Battle erupts over Medicare coverage of dialysis

A cadre of large corporations is waging a lobbying campaign against changes to Medicare coverage of kidney dialysis they say would cost them billions.

Lawmakers are seeking to reduce Medicare spending on dialysis treatments by $1.2 billion over 10 years by adding a year to the amount of time that employers have to pay for the dialysis services received by their Medicare-eligible workers.

{mosads}The companies, operating under the umbrella of the Corporate Health Care Coalition, object to being asked to foot the bill for Congress’s attempts to find savings in Medicare to help offset new spending on other priorities, such as preventing a scheduled 10 percent cut in Medicare fees for physicians.

They contend the cost to them would far exceed $1.2 billion because private health plans pay higher rates than Medicare to dialysis providers. According to the corporations, their additional costs would be more than $2 billion and would drive up insurance premiums for everyone on their rolls.

“These estimated Medicare ‘savings’ are really a pure cost shift from the federal government to employer group health plans, adding costs at a time when employer plans are already struggling with health costs,” Verizon’s vice president of federal government relations, Andrew Meckleburg, wrote on Sept. 17 to the chairmen and ranking members of the House Ways and Means and Senate Finance committees and their respective health subcommittees.

According to these companies, Medicare spends an average of about $67,000 to treat a dialysis patient for a year, compared to nearly $180,000 for employers’ health plans.

The 17-member employers’ coalition includes such mammoth corporations as Boeing, Caterpillar, Dow Chemical, Ford, General Electric and United Parcel Service.

Anyone diagnosed with end-stage renal disease (ESRD), also called chronic kidney failure, is entitled to Medicare coverage, regardless of age. Patients with ESRD require dialysis treatments several times a week. Congress created this benefit in 1972, and kidney failure is the only condition for which Medicare provides such coverage.

Because a large proportion of kidney failure patients are younger than 65 years old and because many of them are still in the workforce, these patients’ employer-sponsored health insurance plans are required to cover ESRD treatments for the first 30 months, after which Medicare kicks in under the Medicare Secondary Payor system. Employers with fewer than 100 workers enrolled in their health plans are exempt.

The legislation under consideration would add 12 additional months, making employers’ health plans responsible for 42 months of kidney failure treatments before Medicare would begin paying for them.

The House already passed an extension as part of its State Children’s Health Insurance Plan (SCHIP) and Medicare legislation. Although all of the Medicare provisions in the bill were stripped from it before it was sent to President Bush and vetoed, Congress will return to Medicare in the coming weeks, starting with the Finance Committee, and Medicare’s dialysis benefits are under the microscope.

The dialysis language that raised the hackles of these corporations was included in the House Ways and Means Committee’s markup of the bill and appears to be based on similar bills sponsored by Sen. Kent Conrad (D-N.D.), Rep. John Lewis (D-Ga.) and Rep. Dave Camp (R-Mich.), respectively. These bills have attracted hundreds of co-sponsors from both parties.

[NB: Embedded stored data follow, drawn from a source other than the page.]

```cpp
int fnn_op_conv3d(int device, int n, const int dims[3],
                  const float *x, int cin, const float *gamma1, const float *beta1, float slope1,
                  const float *x2, int cin2, const float *gamma2, const float *beta2, float slope2,
                  const float *w, const float *bias, int cout, const int k[3], const int stride[3],
                  float *y, double *stats_out) {
    if (!x || !w || !y || !dims || !k || !stride || n < 1 || cin < 1 || cout < 1) return FNN_E_INVALID;
    if (hipSetDevice(device) != hipSuccess) return FNN_E_HIP;
    OpKlog klog;
    const size_t vox = (size_t)dims[0] * dims[1] * dims[2];
    const int nsrc = x2 ? 2 : 1;
    SrcHolder s1, s2;
    if (!make_src(s1, x, n, cin, vox, gamma1, beta1, slope1, true)) return FNN_E_HIP;
    if (x2 && !make_src(s2, x2, n, cin2, vox, gamma2, beta2, slope2, true)) return FNN_E_HIP;
    const int cp1 = pad16(cin), cp2 = x2 ? pad16(cin2) : 0, cop = pad16(cout);
    const int T = k[0] * k[1] * k[2], cin_tot = cin + (x2 ? cin2 : 0);
    ConvParams p{};
    p.n_src = nsrc; p.src[0] = s1.d;
    if (x2) p.src[1] = s2.d; else { p.src[1] = s1.d; p.src[1].C = 0; }
    p.N = n; p.Di = dims[0]; p.Hi = dims[1]; p.Wi = dims[2];
    p.kd = k[0]; p.kh = k[1]; p.kw = k[2]; p.sd = stride[0]; p.sh = stride[1]; p.sw = stride[2];
    p.pd = (k[0] - 1) / 2; p.ph = (k[1] - 1) / 2; p.pw = (k[2] - 1) / 2;
    p.Do = (p.Di + 2 * p.pd - p.kd) / p.sd + 1; p.Ho = (p.Hi + 2 * p.ph - p.kh) / p.sh + 1; p.Wo = (p.Wi + 2 * p.pw - p.kw) / p.sw + 1;
    p.Cout = cop; p.chunks = (cp1 + cp2) / 16;
    ThinParams tp{};
    tp.c = p;
    ConvChoice cc;
    if (!conv_choose(tp, ConvOverrides::from_env(), cc)) return FNN_E_UNSUPPORTED;
    p.packing = cc.packing; p.ksteps = cc.ksteps; p.chunks = cc.chunks; p.stats_slots = cc.stats_slots;
    auto launch = [&]() { tp.c = p; return launch_conv(tp, cc, 0); };
    const size_t slots = (size_t)p.stats_slots;
    p.tiles_d = (p.Do + FNN_TILE_D - 1) / FNN_TILE_D; p.tiles_h = (p.Ho + FNN_TILE_H - 1) / FNN_TILE_H;
    p.tiles_w = (p.Wo + FNN_TILE_W - 1) / FNN_TILE_W;
    p.tile_d = FNN_TILE_D;
    std::vector<uint16_t> wp((size_t)(cop / 16) * p.chunks * p.ksteps * 512, 0);
    if (p.packing == FNN_PACK_ZP) conv_zp_pack(w, cout, cop, cin, cp1, x2 ? cin2 : 0, cp2, wp.data());
    else
    for (int cb = 0; cb < cop / 16; ++cb)
        for (int ch = 0; ch < p.chunks; ++ch)
            for (int ks = 0; ks < p.ksteps; ++ks)
                for (int lane = 0; lane < 64; ++lane)
                    for (int j = 0; j < 8; ++j) {
                        const int kk = 8 * (lane >> 4) + j, tap = conv3d_kstep_tap(p.packing, ks, kk >> 4, T), c = ch * 16 + (kk & 15);
                        const int co = conv3d_pack_cout(p.packing, cop / 16, cb, lane & 15);
                        int src = 0, cl = c;
                        if (c >= cp1) { src = 1; cl = c - cp1; }
                        const int creal = src ? cin2 : cin;
                        float v = 0.f;
                        if (tap >= 0 && co < cout && cl < creal) v = w[((size_t)co * cin_tot + (src ? cin : 0) + cl) * T + tap];
                        wp[((((size_t)cb * p.chunks + ch) * p.ksteps + ks) * 64 + lane) * 8 + j] = f2h_bits(v);
                    }
    std::vector<float> bp(cop, 0.f);
    if (bias) for (int i = 0; i < cout; ++i) bp[i] = bias[i];
    const size_t ovox = (size_t)p.Do * p.Ho * p.Wo;
    DevBuf dw, db, dout, dst;
    if (!dw.alloc(wp.size() * 2 + 1024) || !db.alloc(cop * 4) || !dout.alloc((size_t)n * ovox * cop * 2) ||
        !dst.alloc((size_t)n * slots * cop * 16)) return FNN_E_HIP;
    (void)hipMemcpy(dw.p, wp.data(), wp.size() * 2, hipMemcpyHostToDevice);
    (void)hipMemcpy(db.p, bp.data(), cop * 4, hipMemcpyHostToDevice);
    (void)hipMemset(dst.p, 0, (size_t)n * slots * cop * 16);
    (void)hipMemset(dout.p, 0, (size_t)n * ovox * cop * 2);
    p.wpk = dw.as<f16>(); p.bias = db.as<float>(); p.out = dout.as<f16>(); p.stats_out = dst.as<double>();
    const bool ocm = op_chunk_major(cop);
    if (ocm) { p.out_vs = 16; p.out_cs = 16LL * (long long)ovox; }
#ifdef FNN_STAMPS
    DevBuf ddbg;
    const size_t dbg_n = (size_t)1 << 20;
    if (!ddbg.alloc(dbg_n * 8)) return FNN_E_HIP;
    (void)hipMemset(ddbg.p, 0, dbg_n * 8);
    p.dbg = ddbg.as<unsigned long long>();
    (void)launch();
    (void)hipDeviceSynchronize();
    (void)hipMemset(dst.p, 0, (size_t)n * slots * cop * 16);
#endif
    if (fnn_knob("FNN_OP_TIME")) {
        hipEvent_t e0, e1;
        (void)hipEventCreate(&e0); (void)hipEventCreate(&e1);
        for (int i = 0; i < 2; ++i) (void)launch();
        (void)hipEventRecord(e0, 0);
        for (int i = 0; i < 30; ++i) (void)launch();
        (void)hipEventRecord(e1, 0);
        (void)hipDeviceSynchronize();
        float ms = 0.f;
        (void)hipEventElapsedTime(&ms, e0, e1);
        fprintf(stderr, "[op time] conv3d %d+%d -> %d at %dx%dx%d, N = %d: %.1f us per launch\n", cin, cin2, cout, p.Di, p.Hi, p.Wi, n, ms * (1000.f / 30.f));
        (void)hipEventDestroy(e0); (void)hipEventDestroy(e1);
        (void)hipMemset(dst.p, 0, (size_t)n * slots * cop * 16);
    }
#ifdef FNN_STAMPS
    hipEvent_t ev0, ev1;
    (void)hipEventCreate(&ev0); (void)hipEventCreate(&ev1);
    (void)hipEventRecord(ev0, 0);
#endif
    const int rc = launch();
    if (rc != 0) return rc == -1 ? FNN_E_UNSUPPORTED : FNN_E_HIP;
#ifdef FNN_STAMPS
// ... 177 lines not shown
```

Measured before the change: 3593.

## Pair the odd ninth tap across adjacent input-channel chunks in ZR conv kernel

Adds a ZRP weight packing in which the ninth (leftover) tap of each depth plane, which previously wasted half of an MFMA K-step on zeros, is shared across two consecutive 16-channel chunks. The even chunk skips that K-step and keeps its input fragment in registers, and the odd chunk runs it with both chunks' channels filled. Together these remove redundant MFMA work and weight loads. It applies to generic ZR kernels with at least two chunks and an 8-high tile. In exchange it holds extra registers for the saved input fragments, and the weight-packing indexing becomes more complex.

```diff
diff --git a/fast-nnunet_amd/csrc/conv3d.hip b/fast-nnunet_amd/csrc/conv3d.hip
--- a/fast-nnunet_amd/csrc/conv3d.hip
+++ b/fast-nnunet_amd/csrc/conv3d.hip
@@ -941,6 +941,7 @@
     o.no_row = fnn_knob("FNN_NO_ROW") != nullptr;
     o.no_stem_row = fnn_knob("FNN_NO_STEM_ROW") != nullptr;
     o.no_zr6 = fnn_knob("FNN_NO_ZR6") != nullptr;
+    o.no_zrp = fnn_knob("FNN_NO_ZRP") != nullptr;
     o.no_zq12 = fnn_knob("FNN_NO_ZQ12") != nullptr;
     o.no_zsw = fnn_knob("FNN_NO_ZSW") != nullptr;
     o.no_zp = fnn_knob("FNN_NO_ZP") != nullptr;
diff --git a/fast-nnunet_amd/csrc/conv3d_zr.hip b/fast-nnunet_amd/csrc/conv3d_zr.hip
--- a/fast-nnunet_amd/csrc/conv3d_zr.hip
+++ b/fast-nnunet_amd/csrc/conv3d_zr.hip
@@ -3,19 +3,26 @@
 #include <type_traits>
 #include <cstdlib>
 
-int conv3d_ksteps(int packing, int taps) { return packing == FNN_PACK_ZR ? 15 : packing == FNN_PACK_ZP ? 9 : (taps + 1) / 2; }
-
-int conv3d_kstep_tap(int packing, int ks, int half, int taps) {
-    if (packing == FNN_PACK_ZR) {
-        const int pr = ks / 3, dz = ks % 3, t = 2 * pr + half;
-        return t < 9 ? dz * 9 + t : -1;
+int conv3d_ksteps(int packing, int taps) {
+    return packing == FNN_PACK_ZR || packing == FNN_PACK_ZRP ? 15 : packing == FNN_PACK_ZP ? 9 : (taps + 1) / 2;
+}
+
+int conv3d_kstep_tap(int packing, int ks, int half, int taps, int ch, int chunks, int *tch) {
+    *tch = ch;
+    if (packing == FNN_PACK_ZR || packing == FNN_PACK_ZRP) {
+        const int pr = ks / 3, dz = ks % 3;
+        if (pr < 4) return dz * 9 + 2 * pr + half;
+        if (packing == FNN_PACK_ZR || (ch % 2 == 0 && ch + 1 == chunks)) return half ? -1 : dz * 9 + 8;
+        if (ch % 2 == 0) return -1;
+        *tch = ch - 1 + half;
+        return dz * 9 + 8;
     }
     const int t = 2 * ks + half;
     return t < taps ? t : -1;
 }
 
 int conv3d_pack_cout(int packing, int nblk, int cb, int m) {
-    if ((packing != FNN_PACK_ZR && packing != FNN_PACK_ZP) || nblk % 2 != 0) return cb * 16 + m;
+    if ((packing != FNN_PACK_ZR && packing != FNN_PACK_ZRP && packing != FNN_PACK_ZP) || nblk % 2 != 0) return cb * 16 + m;
     return (cb >> 1) * 32 + (m >> 2) * 8 + (cb & 1) * 4 + (m & 3);
 }
 
@@ -24,6 +31,7 @@
     const int nblk = p.Cout / 16;
     const int plan_n = p.plan_N > 0 ? p.plan_N : p.N;
     c.packing = FNN_PACK_ZR; c.ksteps = 15; c.chunks = p.chunks;
+    bool zr6_shape = false;
     if (p.sh == 2 && p.sw == 2) {
         if (p.fp8 || nblk % 2 != 0 || (long long)p.Di * p.Hi * p.Wi >= (1 << 23) || p.Do < 8) return false;
         const int tiles_d = (p.Do + 7) / 8, tiles_h = (p.Ho + 3) / 4, tiles_w = (p.Wo + 7) / 8, groups = nblk / 2;
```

Extending the duration of employer coverage for dialysis has precedent. Most recently, Congress lengthened the period from 12 months to 30 as part of the Balanced Budget Act of 1997.

Opposing the large employers on this issue is the for-profit kidney dialysis center industry, which is dominated by the chains DaVita and Fresenius Medical Care. The industry is represented in Washington by an 11-member trade association, the Kidney Care Council.

“We support an extension of [Medicare Secondary Payor],” council President Rob Forman said.

Forman acknowledged that private insurers pay higher rates than Medicare’s but said this fact reflected underpayments by the government rather than overpayments by the private sector.

The Medicare Payment Advisory Commission, however, concluded this year that the program pays adequately for dialysis. The panel recommended, though, that Medicare institute annual payment adjustments for dialysis services, which is a major goal of the industry’s lobby. Unlike for physicians, hospitals and other Medicare providers, dialysis centers do not receive automatic fee updates.

Medicare pays for the treatments of more than 80 percent of the patients treated by his member companies, he added. Under the proposed legislation, “We’re looking at a small, fractional impact on overall premiums” for private insurance because of additional spending on dialysis, Forman said. According to Forman, the change would affect about 5,000 patients.

Moreover, he said, employers are required to cover virtually all other health benefits under Medicare Secondary Payor. The time limit on dialysis is the only exception. “The end-stage renal disease program … is the only area of Medicare that basically allows the private insurers to limit the coverage,” he said.